Improvements and notes from the community
In my opinion, the best feature of Kaggle competitions is the collaborative learning experience. Here are some of the effective techniques that have been used by other teams.
-
- Augmenting the train/test dataset with translation
Using translations is an interesting method of augmenting the dataset, and it has worked wonderfully without information leaking. The technique is quite simple: translate sentences to few nearby languages, and then translate them back to English. When you think about it, this makes sense since it can help reduce overfitting by adding more data with variations in the sentence structure. More details can be found from this kernel.
-
- Adding more embeddings
It seems much of the complexity in this case comes from the embedding layer; and using more embeddings helps more than using different structures. So using all variations of GloVe, Word2vec, LexVec and fastText (e.g., Crawl, Twitter, Wikipedia) can help by averaging resulting predictions. More on various pre-trained embeddings can be found from here and here.
-
- Byte-pair encoding (BPE)
Usually in any text processing work there is a large number of out of vocabulary words. In other words, these are the words that are not found in the embeddings. The standard way of handling such words is to use a token such as <unk> and moving on. Byte-pair-encoding has shown better results handling these kind of words by breaking the word into subwords — similar to phoneme in speech recognition — and using embeddings of these subwords to arrive at the full word. More on this can be found from here.
-
- Capsule networks
Few teams had tried Geoffrey Hinton’s Capsule Networks, and they have reported to be overfitting. Anyway, it’s something worth trying out.
Useful resources:
- Andre Ng’s Coursera Sequence models course – https://www.coursera.org/learn/nlp-sequence-models/. This is a cool course with lots of real world cases as project assignments, ranging from text generation, translations to trigger word detection. I’d recommend it to anyone interested in sequence models, having completed it myself.
- Word embedding trends – http://ruder.io/word-embeddings-2017/index.html
- 1st place solution – https://www.kaggle.com/c/jigsaw-toxic-comment-classification-challenge/discussion/52557
- Google Colab for free GPU processing – https://colab.research.google.com/
Hello, I was looking at the AUC score obtained by the leaders in this competition and I saw a score of 0.9885 by the leader. This means that the classifier has done a very good job in classifying the classes. Of course the architecture used must be very good. But does this good score also indicate that the data set used was an easier one. Otherwise the classifier seems to have achieved human level performance. And e know that computers are not yet good at detecting toxic comments.
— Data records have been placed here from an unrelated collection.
void bobe_gp::potrf(double* a, double* linv, int* info_dev, int B, int64_t bsA, int64_t bsL, double* dg, bool defer_diag) {
  if (!dg) dg = diag.d();
  const int64_t bsD = (int64_t)nb * TILE * TILE;
  int first_aside = nb;
  const CholPlan& pl = chol_plan(B, fill_pays(B));
  const FillJob* jobs = static_cast<const FillJob*>(pl.d_jobs.p);
  const int* coltab = static_cast<const int*>(pl.d_colk0.p);
  for (const CholOp& op : pl.ops) {
    if (op.kind == 0) {
      const int kk = op.k;
      const int rr = nb - 1 - kk;
      const int strips = panel_strips(B, rr);
      const int np_ = panel_workgroups(rr, strips);
      const int rows_below = rr * TILE;
      const int nv = (int)std::min<int64_t>(TILE, N - (int64_t)kk * TILE);
      if (B * np_ <= std::max(num_cus, 1)) {
        first_aside = std::min(first_aside, kk);
        prof_begin(BOBE_PROF_POTF2);
#define PANEL_LAUNCH(FILLV, GRIDX, ...)                                                                                        \
  do {                                                                                                                         \
    if (strips == 3)                                                                                                           \
      hipLaunchKernelGGL((k_chol_panel<FILLV, 3>), dim3(GRIDX, B), dim3(PANEL_THREADS), POTF2_SMEM_BYTES, stream, a, Np, bsA, \
                         linv, Np, bsL, kk, np_, info_dev, nv, dg, bsD, __VA_ARGS__);                                          \
    else                                                                                                                       \
      hipLaunchKernelGGL((k_chol_panel<FILLV, 4>), dim3(GRIDX, B), dim3(PANEL_THREADS), POTF2_SMEM_BYTES, stream, a, Np, bsA, \
                         linv, Np, bsL, kk, np_, info_dev, nv, dg, bsD, __VA_ARGS__);                                          \
  } while (0)
        if (op.tab_cnt > 0) PANEL_LAUNCH(true, np_ + op.tab_cnt / 2, jobs + op.tab_off, op.tab_cnt, rows_below);
        else PANEL_LAUNCH(false, np_, (const FillJob*)nullptr, 0, rows_below);
#undef PANEL_LAUNCH
        prof_end(BOBE_PROF_POTF2);
      } else {
        prof_begin(BOBE_PROF_POTF2);
        hipLaunchKernelGGL(k_potf2<true>, dim3(B), dim3(256), POTF2_SMEM_BYTES, stream, a, Np, linv, Np, kk, info_dev, nv, bsA,
                           bsL);
        prof_end(BOBE_PROF_POTF2);
        if (rr > 0) {
          prof_begin(BOBE_PROF_TRSM);
          hipLaunchKernelGGL(k_trsm_panel, dim3(2 * rr, B), dim3(256), TRSM_SMEM_BYTES, stream, a, Np, (const double*)linv, Np,
                             kk, bsA, bsL);
          prof_end(BOBE_PROF_TRSM);
        }
      }
    } else {
      prof_begin(BOBE_PROF_SYRK);
      if (op.uniform) {
        syrk(a, op.k0_min, op.k, op.first, op.kind == 1 ? 1 : 0, B, bsA);
      } else {
        const int ncols = op.last_active - op.first + 1;
        const bool few = ncols <= 8 && ncols < nb - op.first;
        syrk(a, op.k0_plain, op.k, op.first, few ? 2 : 0, B, bsA, coltab + op.tab_off, pl.far_start, few ? ncols : 0);
      }
      prof_end(BOBE_PROF_SYRK);
    }
  }
  cur->aside_first = 1 << 30;
  cur->aside_dg = nullptr;
  if (first_aside < nb) {
    if (defer_diag) {
      cur->aside_first = first_aside;
      cur->aside_dg = dg;
    } else {
      hipLaunchKernelGGL(k_copy_diag, dim3(nb - first_aside, B), dim3(256), 0, stream, a, Np, bsA, (const double*)dg, bsD,
                         first_aside);
    }
  }
  LAUNCH_CHECK();
}

void bobe_gp::trtri(double* a, double* linv, double* tmp, int B, int64_t bsA, int64_t bsL, int64_t bsT) {
  const Tuning& tu = tuning();
  prof_begin(BOBE_PROF_TRTRI);
  hipLaunchKernelGGL(k_trti_diag, dim3(nb, B), dim3(256), POTF2_SMEM_BYTES, stream, a, Np, linv, Np, bsA, bsL, cur->aside_dg,
                     (int64_t)nb * TILE * TILE, cur->aside_first);
  cur->aside_first = 1 << 30;
  cur->aside_dg = nullptr;
  prof_end(BOBE_PROF_TRTRI);
  for (int dd = (int)depths.size() - 1; dd >= 0; --dd) {
    const Depth& D = depths[dd];
    const TriProb* pr = static_cast<const TriProb*>(probs.p) + D.first;
    prof_begin(BOBE_PROF_TRTRI);
    if (B * 2 * D.nblocks <= std::max(num_cus, 1)) {
      const TileGrid tg = tile_grid(8 * D.nblocks);
      hipLaunchKernelGGL(k_trtri_T<32>, dim3(tg.grid, B), dim3(256), GEMM32_SMEM_BYTES, stream, a, Np,
                         (const double*)linv, Np, tmp, Np, pr, D.count, bsA, bsL, bsT, tg.per);
      hipLaunchKernelGGL(k_trtri_R<32>, dim3(tg.grid, B), dim3(256), GEMM32_SMEM_BYTES, stream, linv, Np,
                         (const double*)tmp, Np, pr, D.count, bsL, bsT, tg.per);
    } else if (D.nblocks < tu.trtri64_below) {
      const TileGrid tg = tile_grid(2 * D.nblocks);
      const auto kT = tu.gemm64_glds ? k_trtri_T<64, true> : k_trtri_T<64, false>;
      const auto kR = tu.gemm64_glds ? k_trtri_R<64, true> : k_trtri_R<64, false>;
      hipLaunchKernelGGL(kT, dim3(tg.grid, B), dim3(256), GEMM64_SMEM_BYTES, stream, a, Np,
                         (const double*)linv, Np, tmp, Np, pr, D.count, bsA, bsL, bsT, tg.per);
      hipLaunchKernelGGL(kR, dim3(tg.grid, B), dim3(256), GEMM64_SMEM_BYTES, stream, linv, Np,
                         (const double*)tmp, Np, pr, D.count, bsL, bsT, tg.per);
    } else {
      hipLaunchKernelGGL(k_trtri_T<128>, dim3(D.nblocks, B), dim3(256), GEMM_SMEM_BYTES, stream, a, Np,
                         (const double*)linv, Np, tmp, Np, pr, D.count, bsA, bsL, bsT);
      hipLaunchKernelGGL(k_trtri_R<128>, dim3(D.nblocks, B), dim3(256), GEMM_SMEM_BYTES, stream, linv, Np,
                         (const double*)tmp, Np, pr, D.count, bsL, bsT);
    }
    prof_end(BOBE_PROF_TRTRI);
  }
  LAUNCH_CHECK();
}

I am quite new to this field so kindly explain. I would also want to know if there is further scope for improvement as 0.9885 already seems to be a very good score. Thank you.
Hi Arup,
Your question is interesting.
This dataset was relatively small, but not really an easy one. It had multi lingual comments, comments that are toxic but without common toxic words .etc. So a score of 0.9885 is indeed a high achievement. A human would probably be able to achieve a near perfect score in this task, so in that sense the ML process would still fall behind. Even if it matches the human performance, we shouldn’t be surprised as in quite a few areas ML has achieved human level accuracy – https://www.scientificamerican.com/article/deep-learning-networks-rival-human-vision1/. What machines are bad at is general artificial intelligence which humans are very good at. So in essence, this shows machines are getting better at identifying toxic comments imo.